Detener la violencia es un deber colectivo
Decir lo impronunciable es un paso que implica paciencia y compasión hacia nosotras mismas porque es agotador y se necesita acompañamiento.
Aquí es donde la responsabilidad de quienes nos rodean y son espectadores de la violencia es fundamental: develar los secretos no es algo exclusivo de nosotras y no me parece justo que el peso de la violencia sistémica se nos siga imponiendo.
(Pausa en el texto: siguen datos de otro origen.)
constexpr uint32_t PAIR_NONE = 0xFFFFFFFFu;
constexpr int PAIR_QUERY_BITS = 17;
__host__ __device__ __forceinline__ bool pairedClass(uint32_t ci, int startOnly) {
    return startOnly ? ci >= FIRST_START_CLASS && ci < N_SCORE_CLASSES : ci < FIRST_INT32_CLASS;
}
__global__ void __launch_bounds__(256)
k_pair_keys(uint32_t n, const uint32_t *__restrict__ keys, const uint32_t *__restrict__ pairQ, uint32_t *__restrict__ key2, int startOnly) {
    const uint32_t i = blockIdx.x * blockDim.x + threadIdx.x;
    if (i >= n) return;
    const uint32_t k = keys[i];
    uint32_t v = k == KEY_INVALID ? 0xFFFFFFFFu : ((k >> 10) << 26) | (pairQ[i] << 9) | ((k & 1023u) >> 1);
    if (startOnly && k != KEY_INVALID && !pairedClass(k >> 10, startOnly)) v = ((k >> 10) << 26) | ((k & 1023u) << 16);
    key2[i] = v;
}
__global__ void __launch_bounds__(256)
k_pair_heads(uint32_t n, const uint32_t *__restrict__ keyS, uint32_t *__restrict__ headPos) {
    const uint32_t p = blockIdx.x * blockDim.x + threadIdx.x;
    if (p >= n) return;
    const bool head = p == 0 || (keyS[p] >> 9) != (keyS[p - 1] >> 9);
    headPos[p] = head ? p : 0u;
}
__global__ void __launch_bounds__(256)
k_pair_leaders(uint32_t n, const uint32_t *__restrict__ keyS, const uint32_t *__restrict__ runStart, uint8_t *__restrict__ leader,
               int startOnly) {
    const uint32_t p = blockIdx.x * blockDim.x + threadIdx.x;
    if (p > n) return;
    uint8_t v = 0;
    if (p < n && pairedClass(keyS[p] >> 26, startOnly)) {
        const uint32_t o = p - runStart[p];
        v = (o & 1u) == 0 ? 1 : 0;
        const bool lastOfRun = p + 1 >= n || (keyS[p + 1] >> 9) != (keyS[p] >> 9);
        const uint32_t pairs = (o + 1 + 1) / 2;
        if (lastOfRun) v += (uint8_t) (pairs & 1u);
    }
    leader[p] = v;
}
__global__ void __launch_bounds__(256)
k_pair_emit(uint32_t n, const uint32_t *__restrict__ keyS, const uint32_t *__restrict__ vals, const uint32_t *__restrict__ runStartOf,
            const uint64_t *__restrict__ pairIdx, uint32_t *__restrict__ order2, int startOnly) {
    const uint32_t p = blockIdx.x * blockDim.x + threadIdx.x;
    if (p >= n || !pairedClass(keyS[p] >> 26, startOnly) || ((p - runStartOf[p]) & 1u)) return;
    const uint64_t w = pairIdx[p];
    order2[2 * w] = vals[p];
    const bool mate = p + 1 < n && (keyS[p + 1] >> 9) == (keyS[p] >> 9);
    order2[2 * w + 1] = mate ? vals[p + 1] : PAIR_NONE;
}
__global__ void k_pair_bounds(const uint32_t *__restrict__ keyS, uint32_t n, const uint64_t *__restrict__ pairIdx,
                              uint32_t *__restrict__ b, int nb) {
// ... 30 lines not shown
                int startOnly = 0 ) {
    const uint32_t *dOrder = w.dOrder;
    const unsigned grid = (nPairs + 255) / 256;
    int rc = SD_OK;
    uint32_t *dOrder2 = nullptr, *dPairBounds = nullptr;
    if (dPairQ) {
        uint32_t *dKey2 = nullptr, *dVals2 = nullptr, *dHead = nullptr, *dRunStart = nullptr;
        uint64_t *dPairIdx = nullptr;
        uint8_t *dLeader = nullptr;
        SD_HIP(ctx, wsGet(ctx, "sp.key2", (size_t) nPairs, &dKey2));
        SD_HIP(ctx, wsGet(ctx, "sp.vals2", (size_t) nPairs, &dVals2));
        SD_HIP(ctx, wsGet(ctx, "sp.head", (size_t) nPairs, &dHead));
        SD_HIP(ctx, wsGet(ctx, "sp.runstart", (size_t) nPairs, &dRunStart));
        SD_HIP(ctx, wsGet(ctx, "sp.leader", (size_t) nPairs + 1, &dLeader));
        SD_HIP(ctx, wsGet(ctx, "sp.pairidx", (size_t) nPairs + 1, &dPairIdx));
        const size_t order2Cap = (size_t) 4 * nPairs + 8;
        SD_HIP(ctx, wsGet(ctx, "sp.order2", order2Cap, &dOrder2));
        SD_HIP(ctx, hipMemsetAsync(dOrder2, 0xFF, order2Cap * sizeof(uint32_t), ctx->stream));
        SD_HIP(ctx, wsGet(ctx, "sp.bounds", 64, &dPairBounds));
        hipLaunchKernelGGL(k_pair_keys, dim3(grid), dim3(256), 0, ctx->stream, nPairs, dKeys, dPairQ, dKey2, startOnly);
        rc = devSortPairs(ctx, dKey2, w.dKeysS, w.dVals, dVals2, nPairs, 32);
        if (rc != SD_OK) return rc;
        dOrder = dVals2;
        hipLaunchKernelGGL(k_pair_heads, dim3(grid), dim3(256), 0, ctx->stream, nPairs, w.dKeysS, dHead);
        rc = devInclusiveMax(ctx, dHead, dRunStart, nPairs);
        if (rc != SD_OK) return rc;
        hipLaunchKernelGGL(k_pair_leaders, dim3((nPairs + 256) / 256), dim3(256), 0, ctx->stream, nPairs, w.dKeysS, dRunStart, dLeader, startOnly);
        rc = devExclusiveScan(ctx, (const uint8_t *) dLeader, dPairIdx, (size_t) nPairs + 1);
        if (rc != SD_OK) return rc;
        hipLaunchKernelGGL(k_pair_emit, dim3(grid), dim3(256), 0, ctx->stream, nPairs, w.dKeysS, dVals2, dRunStart, dPairIdx, dOrder2, startOnly);
        hipLaunchKernelGGL(k_pair_bounds, dim3(1), dim3(64), 0, ctx->stream, w.dKeysS, nPairs, dPairIdx, dPairBounds,
                           (int) N_SCORE_CLASSES + 1);
        hipLaunchKernelGGL(k_bounds, dim3(1), dim3(64), 0, ctx->stream, w.dKeysS, nPairs, 1u << 26, w.dBounds, (int) N_SCORE_CLASSES + 1);
    } else {
        rc = devSortPairs(ctx, dKeys, w.dKeysS, w.dVals, w.dOrder, nPairs, 16);
        if (rc != SD_OK) return rc;
        hipLaunchKernelGGL(k_bounds, dim3(1), dim3(64), 0, ctx->stream, w.dKeysS, nPairs, 1024u, w.dBounds, (int) N_SCORE_CLASSES + 1);
    }
    hipLaunchKernelGGL(k_bound_need, dim3(grid), dim3(256), 0, ctx->stream, nPairs, w.dTasks, dKeys, w.dScanA);
    SD_HIP(ctx, hipMemsetAsync(w.dScanA + nPairs, 0, sizeof(uint64_t), ctx->stream));
    rc = devExclusiveScan(ctx, w.dScanA, w.dScanB, (size_t) nPairs + 1);
    if (rc != SD_OK) return rc;
// ... 875 lines not shown
int sd_sw_set_cigar_pool(sd_ctx *ctx, int on) {
    if (!ctx) return SD_EINVAL;
    ctx->cigarPool = on != 0;
    return SD_OK;
}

Belén López Peiró dice en un párrafo de su libro que la gente que no hace lo que puede, hace lo que quiere y para ella, su familia no hizo lo que pudo ante el abuso sexual que vivió por parte de su tío:
“Hacer como si nada pasara es respaldarlo (…) es aceptar y promover las brutalidades de un hombre que cree que puede tomar prestada la niñez de una mujer y destrozarla”.
En mi caso, cuando quise contar cómo me sentía y las prácticas que aquel hombre había realizado sobre mi cuerpo, las personas a mi alrededor, del ámbito personal y laboral, círculos que ambos tenemos en común, ni siquiera quisieron escuchar lo que tenía que contar.
Algunas personas consideraron que lo que creían que había pasado era algo que sólo nos correspondía a él y a mí. Así, en lo privado.
Entonces, la voz de Judith Lewis Herman me recuerda que al testigo de los actos de violencia se le exige tomar posiciones: no ver, no oír, no decir nada.
Y si fracasa el silencio, dice, el perpetrador “erosiona la credibilidad de sus víctimas y se antepone una negación más absoluta, una negación más sofisticada. Y dirá que la víctima exagera y miente. El testigo va a mirar hacia otro lado”.
Cuando nuestros círculos sociales se enteraron que decidí interponer una denuncia formal en contra del individuo me señalaron de ocasionar problemas, en lugar de reflexionar que, en todo caso, lo que estaba sucediendo era resultado de las acciones de violencia que él había cometido.
Pero también encontré amor y acompañamiento de nuevas personas; me he hecho responsable de mi salud física y emocional. Asimismo, he cuestionado mis posturas políticas y reflexionado en la responsabilidad que tengo frente al proceso de recuperación de otras sobrevivientes de violencia.